L’avocat de Raymond McCord – dont le fils a été assassiné par des paramilitaires loyalistes en 1997 – a lui affirmé qu’un Brexit sans accord porterait atteinte au processus de paix en Irlande du Nord, en rétablissant une frontière terrestre et des contrôles entre la province britannique et la République d’Irlande qui restera dans l’UE.

Mais la présidente de la Cour suprême a rappelé que la Cour n’examinait que la légalité de l’ajournement du Parlement. « Cela ne nous intéresse pas de savoir quand, comment et dans quelles conditions le Royaume-Uni quittera l’Union européenne », a souligné Lady Hale.

4,41 millions d’auditeurs britanniques

Pour le gouvernement, il ne revient pas à la justice de se prononcer sur la prorogation du Parlement.
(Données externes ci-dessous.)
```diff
 template <int MODE, int CK>
 __global__ void __launch_bounds__(256) k_embed_mfma(float *out, const float *in, const float *W, const float *bias, const float *bias2,
                                                     const float *mask_emb, const int64_t *mask, const float *base, int N, int C, int D,
diff --git a/lam_slide_amd/csrc/k_small_frag.hip.h b/lam_slide_amd/csrc/k_small_frag.hip.h
--- a/lam_slide_amd/csrc/k_small_frag.hip.h
+++ b/lam_slide_amd/csrc/k_small_frag.hip.h
@@ -32,6 +32,12 @@
 template <class P>
 __device__ __forceinline__ float part_sum(const P &Ps, int row, int col) {
     return ((Ps[0][row][col] + Ps[1][row][col]) + Ps[2][row][col]) + Ps[3][row][col];
+}
+
+__device__ __forceinline__ void stream_barrier() {
+    asm volatile("s_waitcnt lgkmcnt(0)" ::: "memory");
+    __builtin_amdgcn_s_barrier();
+    asm volatile("" ::: "memory");
 }
 
 template <bool POST_SILU>
```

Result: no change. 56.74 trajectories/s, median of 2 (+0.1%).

La décision du Premier ministre est « fondamentalement politique par nature » car elle concerne la gestion du calendrier législatif par le gouvernement, a plaidé mercredi son avocat, James Eadie.

L’audience de la Cour suprême a semblé passionner les Britanniques : 4,41 millions de connexions sur le site sur lequel était diffusée en direct la première journée d’audience, mardi, ont été enregistrées. Jeudi, certaines personnes ont même fait la queue pendant cinq heures pour assister à l’audience, seuls 30 sièges étant réservés pour le public.